Practicing criminal defense is about bringing the client to harmony as much as possible at all stages of the case, including at trial and at any sentencing.

Maryland’s medical marijuana sentencing law (which I have discussed here) appears to be a strange compromise between those advocating no conviction for medical marijuana use and those concerned about constituents’ and/or federal statutes’ resisting the reality that marijuana is medicine.

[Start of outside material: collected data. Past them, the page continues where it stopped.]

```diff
@@ -420,14 +438,36 @@
     node_gemm_x<HP, EPI_MUL_DSILU, false, GN, NH, kAheadOne, kAheadOne, FL>(wb, wbe, Lw.Wn2t, dh, xs0, true, -1, nullptr, nullptr, nullptr, STG ? xs1 : B4, B4, nullptr,
                                                  mg.NC, wave, lane, tw, hctx(), pf, Lw.Wn1ht);
     __syncthreads();
+    f4 er[kHookTiles];
+    float rphi = 0.f;
+    auto edge_rows = [=](int tile, int which) {
+#ifdef GAUDI_DIAG_HOT_STASH
+      return (const f4*)(W.w + (size_t)((which ? 0 : 8) + tile) * (T * 256)) + lane;
+#else
+      return (const f4*)(estash + edge_stash_off8(l, tile, which, S, HP)) + lane;
+#endif
+    };
     {
       const NodeCtxH cx = hctx();
       node_gemm_x<HP, EPI_ACCUM, false, GN, NH, kAheadOne, kAheadAll, FL>(wb, wbe, Lw.Wn1ht, B4, xs1, true, -1, nullptr, nullptr, nullptr, dh, dh, nullptr, mg.NC,
                                                      wave, lane, tw, cx, pf, Lw.Wn1at);
-      node_gemm_x<HP, EPI_NONE, false, GN, NH, kAheadAll, 0, FL>(wb, wbe, Lw.Wn1at, B4, xs1, false, -1, nullptr, nullptr, nullptr, B0, nullptr, nullptr,
-                                                    mg.NC, wave, lane, tw, cx, pf);
-    }
-    __syncthreads();
+      if constexpr (kRideB) {
+        node_gemm_x<HP, EPI_NONE, false, GN, NH, kAheadAll, 0, FL>(
+            wb, wbe, Lw.Wn1at, B4, xs1, false, -1, nullptr, nullptr, nullptr, B0, nullptr, nullptr, mg.NC, wave, lane, tw, cx, pf, -1,
+            nullptr, nullptr, nullptr, 1.f, hook_h([&] {
+              const int rtile = wave < mg.ntiles ? wave : 0;
+              const f4* sr = edge_rows(rtile, last ? 0 : 1);
+              rphi = gload(pstash + (size_t)l * S + rtile * 16 + c);
+#pragma unroll
+              for (int t = 0; t < kHookTiles; ++t) er[t] = stash_load(sr + t * 64);
+            }));
+      } else {
+        node_gemm_x<HP, EPI_NONE, false, GN, NH, kAheadAll, 0, FL>(wb, wbe, Lw.Wn1at, B4, xs1, false, -1, nullptr, nullptr, nullptr, B0, nullptr, nullptr,
+                                                      mg.NC, wave, lane, tw, cx, pf);
+      }
+    }
+    if constexpr (kRideB) lds_barrier();
+    else __syncthreads();
     STAMP(ST_BWD_NODE);
     if constexpr (RI) er_start<HP>(ring, wbe, last ? Lw.W2t : Lw.Wc1t, wave, lane);
     {
@@ -442,7 +482,7 @@
       f4 du[T];
       float a = 0.f, tau = 0.f, dtx = 0.f, dty = 0.f, dtz = 0.f;
       {
-        f4 de[T];
+        f4 de[T], ve[T];
         if (tc.active) {
           a = gload(astash + (size_t)l * S + tc.slot);
           dtx = sm.dx[4 * tc.i + 0];
@@ -452,14 +492,11 @@
         if (!last) {
           f4 cp[T];
           if (tc.active) {
-#ifdef GAUDI_DIAG_HOT_STASH
-            const f4* sc = (const f4*)(W.w + (size_t)tile * (T * 256)) + lane;
-#else
-            const f4* sc = (const f4*)(estash + edge_stash_off8(l, tile, 1, S, HP)) + lane;
-#endif
-#pragma unroll
-            for (int t = 0; t < T; ++t) cp[t] = stash_load(sc + t * 64);
-            const float phi = gload(pstash + (size_t)l * S + tc.slot);
+            const f4* sc = edge_rows(tile, 1);
+#pragma unroll
+            for (int t = 0; t < T; ++t) cp[t] = (kRideB && t < kHookTiles) ? er[t] : stash_load(sc + t * 64);
+            if constexpr (kRideB) __builtin_amdgcn_sched_barrier(0);
+            const float phi = kRideB ? rphi : gload(pstash + (size_t)l * S + tc.slot);
             const float th = tanhf(phi);
             tau = W.use_tanh ? th * W.coords_range_layer : phi;
             const float dtau = (dtx * gg[1] + dty * gg[2] + dtz * gg[3]) * tc.mk;
@@ -472,22 +509,37 @@
             for (int t = 0; t < T; ++t) cp[t] = splat(0.f);
           }
           STAMP(ST_B_DCP);
-          er_gemm_regs<HP>(de, cp, ring, wbe, Lw.Wc1t, Lw.W2t, nullptr, B0 + tc.i * LD ,
+          if constexpr (kRideA) {
+            er_gemm_regs<HP>(de, cp, ring, wbe, Lw.Wc1t, Lw.W2t, nullptr, B0 + tc.i * LD, tc.active, wave, lane,
+                             ride_at<kRideTiles, kRideTrip>([&] {
+                               const f4* sv = edge_rows(tile, 0);
+#pragma unroll
+                               for (int t = 0; t < kRideTiles; ++t) ve[t] = stash_load(sv + t * 64);
+                             }));
+          } else {
+            er_gemm_regs<HP>(de, cp, ring, wbe, Lw.Wc1t, Lw.W2t, nullptr, B0 + tc.i * LD ,
                              tc.active, wave, lane);
+          }
           STAMP(ST_B_DE);
         } else {
 #pragma unroll
           for (int t = 0; t < T; ++t) de[t] = *(const f4*)(B0 + tc.i * LD + 16 * t + 4 * g);
         }
         if (tc.active) {
-          f4 ve[T];
-#ifdef GAUDI_DIAG_HOT_STASH
-          const f4* sv = (const f4*)(W.w + (size_t)(8 + tile) * (T * 256)) + lane;
-#else
-          const f4* sv = (const f4*)(estash + edge_stash_off8(l, tile, 0, S, HP)) + lane;
-#endif
-#pragma unroll
-          for (int t = 0; t < T; ++t) ve[t] = stash_load(sv + t * 64);
+          if constexpr (kRideA || kRideB) {
+            const f4* sv = edge_rows(tile, 0);
+            if (last) {
+#pragma unroll
+              for (int t = 0; t < T; ++t) ve[t] = (kRideB && t < kHookTiles) ? er[t] : stash_load(sv + t * 64);
+            } else {
+#pragma unroll
+              for (int t = kRideA ? kRideTiles : 0; t < T; ++t) ve[t] = stash_load(sv + t * 64);
+            }
+          } else {
+            const f4* sv = edge_rows(tile, 0);
+#pragma unroll
+            for (int t = 0; t < T; ++t) ve[t] = stash_load(sv + t * 64);
+          }
           float dadot = 0.f;
 #pragma unroll
           for (int t = 0; t < T; ++t) dadot += dot4(de[t], silu4v(ve[t]));
diff --git a/gaudi_amd/csrc/w8_split.h b/gaudi_amd/csrc/w8_split.h
--- a/gaudi_amd/csrc/w8_split.h
+++ b/gaudi_amd/csrc/w8_split.h
@@ -326,10 +326,23 @@
   for (int t = 0; t < T; ++t) acc[t] = acc[t] * dsc + *(const f4*)(sB2 + 16 * t + 4 * g);
 }
 
-template <int HP, int MODE>
+struct NoRide {
+  static constexpr int K = 0, R = -1;
+  __device__ __forceinline__ void operator()() const {}
+};
+template <int K_, int R_, class F>
+struct RideAt {
+  static constexpr int K = K_, R = R_;
+  F f;
+  __device__ __forceinline__ void operator()() const { f(); }
+};
+template <int K, int R, class F>
+__device__ __forceinline__ RideAt<K, R, F> ride_at(F f) { return RideAt<K, R, F>{f}; }
+
+template <int HP, int MODE, class RIDE = NoRide>
 __device__ __forceinline__ void edge_gemm_regs_s(f4 (&out)[HP / 16], const f4 (&in)[HP / 16], RingS<HP, MODE>& ring, const WBuf& wb,
                                                  int W, int nextW, const float* sBias, const float* rowinit, bool active,
-                                                 int wave, int lane) {
+                                                 int wave, int lane, const RIDE& ride = RIDE{}) {
   using G = SplitGeo<HP, MODE>;
   constexpr int T = G::T;
   const int g = lane >> 4;
@@ -346,15 +359,38 @@
 #if GAUDI_EDGE_PRIO & 2
   if (wave >= kWaves / 2) __builtin_amdgcn_s_setprio(1);
 #endif
+  static_assert(RIDE::K == 0 || (RIDE::R >= 0 && RIDE::R + 1 <= (G::NC - 1) * G::NH), "a ride sits in a full chunk's trip, with a trip after it");
+  auto open = [&](auto tr_tag) {
+    constexpr int tr = decltype(tr_tag)::value;
+    if constexpr (RIDE::K > 0 && tr == RIDE::R + 1) {
+      if (active) side_barrier<RIDE::K>();
+      else trip_barrier();
+    } else {
+      trip_open(ring, lane);
+    }
+  };
   auto chunk = [&](auto m_tag) {
     constexpr int m = decltype(m_tag)::value;
     const B3 bin = split8(in[2 * m], 2 * m + 1 < T ? in[2 * m + 1 < T ? 2 * m + 1 : 0] : splat(0.f), se);
     auto trip = [&](auto h_tag) {
       constexpr int h = decltype(h_tag)::value;
       constexpr int tr = m * G::NH + h;
-      trip_open(ring, lane);
-      rings_mfma<HP, MODE, G::tiles_of(h)>(out + h * G::CH, ring.slot(ring.par) + lane * 4, bin, active,
-                                           [&] { rings_stage(ring, wb, W, nextW, tr, wave, lane); });
+      open(std::integral_constant<int, tr>{});
+      if constexpr (RIDE::K > 0 && tr == RIDE::R) {
+        if (active)
+          rings_mfma_act<HP, MODE, G::tiles_of(h), true>(out + h * G::CH, ring.slot(ring.par) + lane * 4, bin, [&] {
+            rings_stage(ring, wb, W, nextW, tr, wave, lane);
+            __builtin_amdgcn_sched_barrier(0);
+            ride();
+            __builtin_amdgcn_sched_barrier(0);
+          });
+        else
+          rings_mfma_act<HP, MODE, G::tiles_of(h), false>(out + h * G::CH, ring.slot(ring.par) + lane * 4, bin,
+                                                          [&] { rings_stage(ring, wb, W, nextW, tr, wave, lane); });
+      } else {
+        rings_mfma<HP, MODE, G::tiles_of(h)>(out + h * G::CH, ring.slot(ring.par) + lane * 4, bin, active,
+                                             [&] { rings_stage(ring, wb, W, nextW, tr, wave, lane); });
+      }
       trip_close(ring, lane);
     };
     trip(std::integral_constant<int, 0>{});
@@ -376,7 +412,7 @@
   static_for<G::NC - 1>([&](auto m_tag) { chunk(m_tag); });
   if constexpr (G::kTailOK) {
     if (ring.ktail) {
-      trip_open(ring, lane);
+      open(std::integral_constant<int, G::kTripsTail - 1>{});
       rings_mfma_tail<HP, MODE>(out, ring.slot(ring.par) + lane * 4, tail_to_b(in[T - 1], c, g)[0] * se, active,
                           [&] { rings_stage(ring, wb, W, nextW, G::kTripsTail - 1, wave, lane); });
       trip_close(ring, lane);
@@ -447,11 +483,12 @@
                                              int nextW, const float* sBias, const float* rowinit, bool active, int wave, int lane) {
   edge_gemm_regs<HP>(out, in, ring, wb, W, nextW, sBias, rowinit, active, wave, lane);
 }
-template <int HP, int MODE>
+template <int HP, int MODE, class RIDE = NoRide>
 __device__ __forceinline__ void er_gemm_regs(f4 (&out)[HP / 16], const f4 (&in)[HP / 16], RingS<HP, MODE>& ring, const WBuf& wb, int W,
-                                             int nextW, const float* sBias, const float* rowinit, bool active, int wave, int lane) {
-  edge_gemm_regs_s(out, in, ring, wb, split_off(W), split_off(nextW), sBias, rowinit, active, wave, lane);
-}
-
-}
-}
+                                             int nextW, const float* sBias, const float* rowinit, bool active, int wave, int lane,
+                                             const RIDE& ride = RIDE{}) {
+  edge_gemm_regs_s<HP, MODE, RIDE>(out, in, ring, wb, split_off(W), split_off(nextW), sBias, rowinit, active, wave, lane, ride);
+}
+
+}
+}
```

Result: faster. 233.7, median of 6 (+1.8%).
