void launch_amax(const void* x, long n, unsigned* amax_bits, hipStream_t s);
void launch_fp8_make_scale(const unsigned* amax_bits, float* scale,
                           float* inv, hipStream_t s);
void launch_quant_fp8(const void* x, void* y, long n, const float* scale,
                      hipStream_t s);
void launch_quant_fp8_delayed(const void* x, void* y, long n,
                              const float* scale, unsigned* amax_bits,
                              hipStream_t s);
void launch_fp8_roll_scale(unsigned* amax_bits, float* scale, float* inv,
                           hipStream_t s);
void launch_gemm_tn_fp8(const void* A, const void* B, void* C,
                        const float* bias, const float* inv_qa,
                        const float* inv_qb, int M, int N, int K, long lda,
                        long ldb, int act, float slope, int gather,
                        ConvGather ga, const void* zp, hipStream_t s);

int gemm_tn_8p_fp8_eligible(int M, int N, int K);
int launch_gemm_tn_8p_fp8(const void* A, const void* B, void* C,
                          const float* bias, const float* inv_qa,
                          const float* inv_qb, int M, int N, int K, long lda,
                          long ldb, int act, float slope, int gather,
                          ConvGather ga, const void* zp, hipStream_t s);

int launch_conv_direct_smallc(const void* img, const void* Wp, void* C,
                              const float* bias, const void* zp, int Nb,
                              int H, int W, int C8, int Ho, int Wo, int R,
                              int S, int stride, int pad, int Kout, int kpad,
                              int act, float slope, hipStream_t s);

int conv_dgrad_direct_allow();
DgradDirectPlan conv_dgrad_direct_plan(int H, int W, int C8, int Ko8,
                                       long ldw, int R, int S, int stride,
                                       int pad, int allow);
void launch_conv_dgrad_direct(const DgradDirectArgs& a, DgradDirectPlan plan,
                              hipStream_t s);

int launch_col2im_stats(const void* dcol, void* din, ConvGeom g,
                        const float* bias, int act, float slope, float* part,
                        hipStream_t s);
int launch_col2im_dact(const void* dcol, void* din, ConvGeom g,
                       const void* y0, int act, float slope, float* part,
                       hipStream_t s);
void launch_im2col(const void* in, void* col, ConvGeom g, hipStream_t s);
void launch_col2im(const void* dcol, void* din, ConvGeom g, const float* bias,
                   int act, float slope, hipStream_t s);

In any event, we reached our final victory in our client’s medical marijuana case on March 23, 2007, as follows: On December 3, 2006, I blogged in depth about our success in obtaining a medical marijuana sentence of a $100 fine and court costs for simple marijuana possession for our client who was alleged to have been growing thirty marijuana plants. On March 23, we returned before the sentencing judge to argue in favor of converting his guilty verdict to a probation before judgment disposition, which involves staying the entry of the judgment of guilt with or without a probationary period. I argued in-depth our client’s positive qualities and achievements and the hardship our client faced by having a record of guilt in this matter. The judge granted our request, and converted our client’s case disposition from guilty to probation before judgment, without imposing any probation period.

This was a great and just result for our client, but it remains an injustice that medical marijuana remains criminalized in most of the nation, and that marijuana itself continues to be criminalized. Unfortunately, the benefits of Maryland’s medical marijuana law are reduced by the limited financial resources that many criminal defendants will have for presenting such a defense. Jon Katz.